Assignment:
Even the shortest line counts, so transcribe all the data exactly.

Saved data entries
· · · · ·

template <bool TRA, bool TRB, int NI = 4, bool VIRT = false>
__device__ __forceinline__ void gemm_pipe_f32_body(const GemmArgs& g, const int bid) {
    static_assert(NI == 4 || (NI == 3 && !TRA), "96-row tiles: row-major A");
    constexpr int IMG = 16384, IMG_A = NI * 4096, STAGE = IMG_A + IMG, KT = 32;
    extern __shared__ __attribute__((aligned(16))) unsigned char lds[];
    int z, tm, tn;
    if constexpr (VIRT) tile_of_virtual(g, bid, z, tm, tn);
    else tile_of(g, bid, z, tm, tn);
    const int m0 = tm * (32 * NI), n0 = tn * BN;
    const int nkt = total_tiles(g, KT);
    const int per = (nkt + g.splitk - 1) / g.splitk;
    const int t_begin = z * per, t_end = min(nkt, t_begin + per);
    const int nt = t_end - t_begin;

    const int tid = threadIdx.x, lane = tid & 63;
    const int w = __builtin_amdgcn_readfirstlane(tid >> 6);
    const int wm = w >> 1, wn = w & 1;
    const int lr = lane & 15, lg = lane >> 4;

    const float* pa[NI];
    const float* pb[4];
    long long sa = 0, sb = 0;
    int cur_src = -1;
    auto issue = [&](int i, int stage) {
        int src, tt;
        source_of<KT>(g, t_begin + i, src, tt);
        if (src != cur_src) {
            cursor32_init<TRA, NI>(pa, sa, (const float*)g.A[src], g.lda[src], g.M, m0, tt * KT, w * NI, lane);
            cursor32_init<TRB, 4>(pb, sb, (const float*)g.B[src], g.ldb[src], g.N, n0, tt * KT, w * 4, lane);
            cur_src = src;
        }
        unsigned char* sbase = lds + stage * STAGE;
#pragma unroll
        for (int q = 0; q < NI; ++q) {
            __builtin_amdgcn_global_load_lds((glb_void_t*)pa[q], (lds_void_t*)(sbase + (w * NI + q) * 1024), 16, 0, 0);
            pa[q] += sa;
        }
#pragma unroll
        for (int q = 0; q < 4; ++q) {
            __builtin_amdgcn_global_load_lds((glb_void_t*)pb[q], (lds_void_t*)(sbase + IMG_A + (w * 4 + q) * 1024), 16, 0, 0);
            pb[q] += sb;
        }
    };

    f32x4 acc[NI][4];
#pragma unroll
    for (int i = 0; i < NI; ++i)
#pragma unroll
        for (int j = 0; j < 4; ++j) acc[i][j] = f32x4{0.f, 0.f, 0.f, 0.f};

    const unsigned lds_base = (unsigned)(size_t)(lds_void_t*)lds;
    const unsigned rm_sw = (unsigned)((lg ^ ((lr >> 1) & 7)) << 4);
    const unsigned a_rm = (unsigned)((wm * 16 * NI + lr) * ROWB) + rm_sw, b_rm = (unsigned)((wn * 64 + lr) * ROWB) + rm_sw;
    unsigned a_tr[4], b_tr[4];
#pragma unroll
    for (int i = 0; i < 4; ++i) {
        a_tr[i] = (unsigned)(4 * lg * 512 + ((((wm * 16 + i * 4 + (lr >> 2)) ^ (lg << 2))) << 4) + (lr & 3) * 4);
        b_tr[i] = (unsigned)(4 * lg * 512 + ((((wn * 16 + i * 4 + (lr >> 2)) ^ (lg << 2))) << 4) + (lr & 3) * 4);
    }

    auto mfma_step = [&](const float (&fa)[NI][4], const float (&fb)[4][4]) {
#pragma unroll
        for (int q = 0; q < 4; ++q)
#pragma unroll
            for (int i = 0; i < NI; ++i)
#pragma unroll
                for (int j = 0; j < 4; ++j) acc[i][j] = __builtin_amdgcn_mfma_f32_16x16x4f32(fb[j][q], fa[i][q], acc[i][j], 0, 0, 0);
    };
    const bool do_bias = TRA && g.dbias != nullptr && tn == 0;
    float bsum[4] = {0.f, 0.f, 0.f, 0.f};
    const int bcc = tid & 31, bkg = tid >> 5;
    if (nt > 0) issue(0, 0);
    for (int it = 0; it < nt; ++it) {
        asm volatile("s_waitcnt vmcnt(0)" ::: "memory");
        __builtin_amdgcn_s_barrier();
        if (it + 1 < nt) issue(it + 1, (it + 1) & 1);
        const unsigned stA = lds_base + (it & 1) * STAGE, stB = stA + IMG_A;
        float a0[NI][4], b0[4][4], a1[NI][4], b1[4][4];
        f32x4 bz[4];
        if constexpr (TRA) {
            if (do_bias) {
#pragma unroll
                for (int r = 0; r < 4; ++r) {
                    const int k = bkg * 4 + r;
                    const unsigned ad = stA + (unsigned)(k * 512 + ((bcc ^ (((k >> 2) & 3) << 2)) << 4));
                    asm volatile("ds_read_b128 %0, %1" : "=v"(bz[r]) : "v"(ad));
                }
            }
        }
        read_step32<TRA, 0, NI>(a0, stA, a_rm, a_tr);
        read_step32<TRB, 0, 4>(b0, stB, b_rm, b_tr);
        asm volatile("s_waitcnt lgkmcnt(0)" ::: "memory");
        __builtin_amdgcn_sched_barrier(0);
        read_step32<TRA, 1, NI>(a1, stA, a_rm, a_tr);
        read_step32<TRB, 1, 4>(b1, stB, b_rm, b_tr);
        mfma_step(a0, b0);
        asm volatile("s_waitcnt lgkmcnt(0)" ::: "memory");
        __builtin_amdgcn_sched_barrier(0);
        mfma_step(a1, b1);
        if constexpr (TRA) {
            if (do_bias) {
#pragma unroll
                for (int r = 0; r < 4; ++r)
#pragma unroll
                    for (int e = 0; e < 4; ++e) bsum[e] += bz[r][e];
            }
        }
    }
    if constexpr (TRA) {
        if (g.dbias != nullptr && tn == 0) {
            __syncthreads();
            float* red = reinterpret_cast<float*>(lds);
#pragma unroll
            for (int e = 0; e < 4; ++e) red[bkg * 128 + bcc * 4 + e] = bsum[e];
            __syncthreads();
            if (tid < 128 && m0 + tid < g.M) {
                float t = 0.f;
                for (int q = 0; q < 8; ++q) t += red[q * 128 + tid];
                if (g.splitk > 1) g.ws_bias[(long long)z * g.M + m0 + tid] = t;
                else g.dbias[m0 + tid] += t;
            }
            __syncthreads();
        }
    }
    if (epilogue_rows_ok(g)) gemm_epilogue_rows<NI>(g, acc, lds, m0, n0, wm, wn, lr, lg, z, tid, tm * g.tiles_n + tn);
    else gemm_epilogue<NI, 4>(g, acc, m0, n0, wm * 16 * NI, wn * 64, lr, lg, z);
}

template <bool TRA, bool TRB, int NI = 4>
__global__ __launch_bounds__(NTHREADS) void gemm_pipe_f32_kernel(const GemmArgs g) {
    gemm_pipe_f32_body<TRA, TRB, NI, false>(g, blockIdx.x);
}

· · · · ·

Written answer:
template <bool TRA, bool TRB, int NI = 4, bool VIRT = false>
__device__ __forceinline__ void gemm_pipe_f32_body(const GemmArgs& g, const int bid) {
    static_assert(NI == 4 || (NI == 3 && !TRA), "96-row tiles: row-major A");
    constexpr int IMG = 16384, IMG_A = NI * 4096, STAGE = IMG_A + IMG, KT = 32;
    extern __shared__ __attribute__((aligned(16))) unsigned char lds[];
    int z, tm, tn;
    if constexpr (VIRT) tile_of_virtual(g, bid, z, tm, tn);
    else tile_of(g, bid, z, tm, tn);
    const int m0 = tm * (32 * NI), n0 = tn * BN;
    const int nkt = total_tiles(g, KT);
    const int per = (nkt + g.splitk - 1) / g.splitk;
    const int t_begin = z * per, t_end = min(nkt, t_begin + per);
    const int nt = t_end - t_begin;

    const int tid = threadIdx.x, lane = tid & 63;
    const int w = __builtin_amdgcn_readfirstlane(tid >> 6);
    const int wm = w >> 1, wn = w & 1;
    const int lr = lane & 15, lg = lane >> 4;

    const float* pa[NI];
    const float* pb[4];
    long long sa = 0, sb = 0;
    int cur_src = -1;
    auto issue = [&](int i, int stage) {
        int src, tt;
        source_of<KT>(g, t_begin + i, src, tt);
        if (src != cur_src) {
            cursor32_init<TRA, NI>(pa, sa, (const float*)g.A[src], g.lda[src], g.M, m0, tt * KT, w * NI, lane);
            cursor32_init<TRB, 4>(pb, sb, (const float*)g.B[src], g.ldb[src], g.N, n0, tt * KT, w * 4, lane);
            cur_src = src;
        }
        unsigned char* sbase = lds + stage * STAGE;
#pragma unroll
        for (int q = 0; q < NI; ++q) {
            __builtin_amdgcn_global_load_lds((glb_void_t*)pa[q], (lds_void_t*)(sbase + (w * NI + q) * 1024), 16, 0, 0);
            pa[q] += sa;
        }
#pragma unroll
        for (int q = 0; q < 4; ++q) {
            __builtin_amdgcn_global_load_lds((glb_void_t*)pb[q], (lds_void_t*)(sbase + IMG_A + (w * 4 + q) * 1024), 16, 0, 0);
            pb[q] += sb;
        }
    };

    f32x4 acc[NI][4];
#pragma unroll
    for (int i = 0; i < NI; ++i)
#pragma unroll
        for (int j = 0; j < 4; ++j) acc[i][j] = f32x4{0.f, 0.f, 0.f, 0.f};

    const unsigned lds_base = (unsigned)(size_t)(lds_void_t*)lds;
    const unsigned rm_sw = (unsigned)((lg ^ ((lr >> 1) & 7)) << 4);
    const unsigned a_rm = (unsigned)((wm * 16 * NI + lr) * ROWB) + rm_sw, b_rm = (unsigned)((wn * 64 + lr) * ROWB) + rm_sw;
    unsigned a_tr[4], b_tr[4];
#pragma unroll
    for (int i = 0; i < 4; ++i) {
        a_tr[i] = (unsigned)(4 * lg * 512 + ((((wm * 16 + i * 4 + (lr >> 2)) ^ (lg << 2))) << 4) + (lr & 3) * 4);
        b_tr[i] = (unsigned)(4 * lg * 512 + ((((wn * 16 + i * 4 + (lr >> 2)) ^ (lg << 2))) << 4) + (lr & 3) * 4);
    }

    auto mfma_step = [&](const float (&fa)[NI][4], const float (&fb)[4][4]) {
#pragma unroll
        for (int q = 0; q < 4; ++q)
#pragma unroll
            for (int i = 0; i < NI; ++i)
#pragma unroll
                for (int j = 0; j < 4; ++j) acc[i][j] = __builtin_amdgcn_mfma_f32_16x16x4f32(fb[j][q], fa[i][q], acc[i][j], 0, 0, 0);
    };
    const bool do_bias = TRA && g.dbias != nullptr && tn == 0;
    float bsum[4] = {0.f, 0.f, 0.f, 0.f};
    const int bcc = tid & 31, bkg = tid >> 5;
    if (nt > 0) issue(0, 0);
    for (int it = 0; it < nt; ++it) {
        asm volatile("s_waitcnt vmcnt(0)" ::: "memory");
        __builtin_amdgcn_s_barrier();
        if (it + 1 < nt) issue(it + 1, (it + 1) & 1);
        const unsigned stA = lds_base + (it & 1) * STAGE, stB = stA + IMG_A;
        float a0[NI][4], b0[4][4], a1[NI][4], b1[4][4];
        f32x4 bz[4];
        if constexpr (TRA) {
            if (do_bias) {
#pragma unroll
                for (int r = 0; r < 4; ++r) {
                    const int k = bkg * 4 + r;
                    const unsigned ad = stA + (unsigned)(k * 512 + ((bcc ^ (((k >> 2) & 3) << 2)) << 4));
                    asm volatile("ds_read_b128 %0, %1" : "=v"(bz[r]) : "v"(ad));
                }
            }
        }
        read_step32<TRA, 0, NI>(a0, stA, a_rm, a_tr);
        read_step32<TRB, 0, 4>(b0, stB, b_rm, b_tr);
        asm volatile("s_waitcnt lgkmcnt(0)" ::: "memory");
        __builtin_amdgcn_sched_barrier(0);
        read_step32<TRA, 1, NI>(a1, stA, a_rm, a_tr);
        read_step32<TRB, 1, 4>(b1, stB, b_rm, b_tr);
        mfma_step(a0, b0);
        asm volatile("s_waitcnt lgkmcnt(0)" ::: "memory");
        __builtin_amdgcn_sched_barrier(0);
        mfma_step(a1, b1);
        if constexpr (TRA) {
            if (do_bias) {
#pragma unroll
                for (int r = 0; r < 4; ++r)
#pragma unroll
                    for (int e = 0; e < 4; ++e) bsum[e] += bz[r][e];
            }
        }
    }
    if constexpr (TRA) {
        if (g.dbias != nullptr && tn == 0) {
            __syncthreads();
            float* red = reinterpret_cast<float*>(lds);
#pragma unroll
            for (int e = 0; e < 4; ++e) red[bkg * 128 + bcc * 4 + e] = bsum[e];
            __syncthreads();
            if (tid < 128 && m0 + tid < g.M) {
                float t = 0.f;
                for (int q = 0; q < 8; ++q) t += red[q * 128 + tid];
                if (g.splitk > 1) g.ws_bias[(long long)z * g.M + m0 + tid] = t;
                else g.dbias[m0 + tid] += t;
            }
            __syncthreads();
        }
    }
    if (epilogue_rows_ok(g)) gemm_epilogue_rows<NI>(g, acc, lds, m0, n0, wm, wn, lr, lg, z, tid, tm * g.tiles_n + tn);
    else gemm_epilogue<NI, 4>(g, acc, m0, n0, wm * 16 * NI, wn * 64, lr, lg, z);
}

template <bool TRA, bool TRB, int NI = 4>
__global__ __launch_bounds__(NTHREADS) void gemm_pipe_f32_kernel(const GemmArgs g) {
    gemm_pipe_f32_body<TRA, TRB, NI, false>(g, blockIdx.x);
}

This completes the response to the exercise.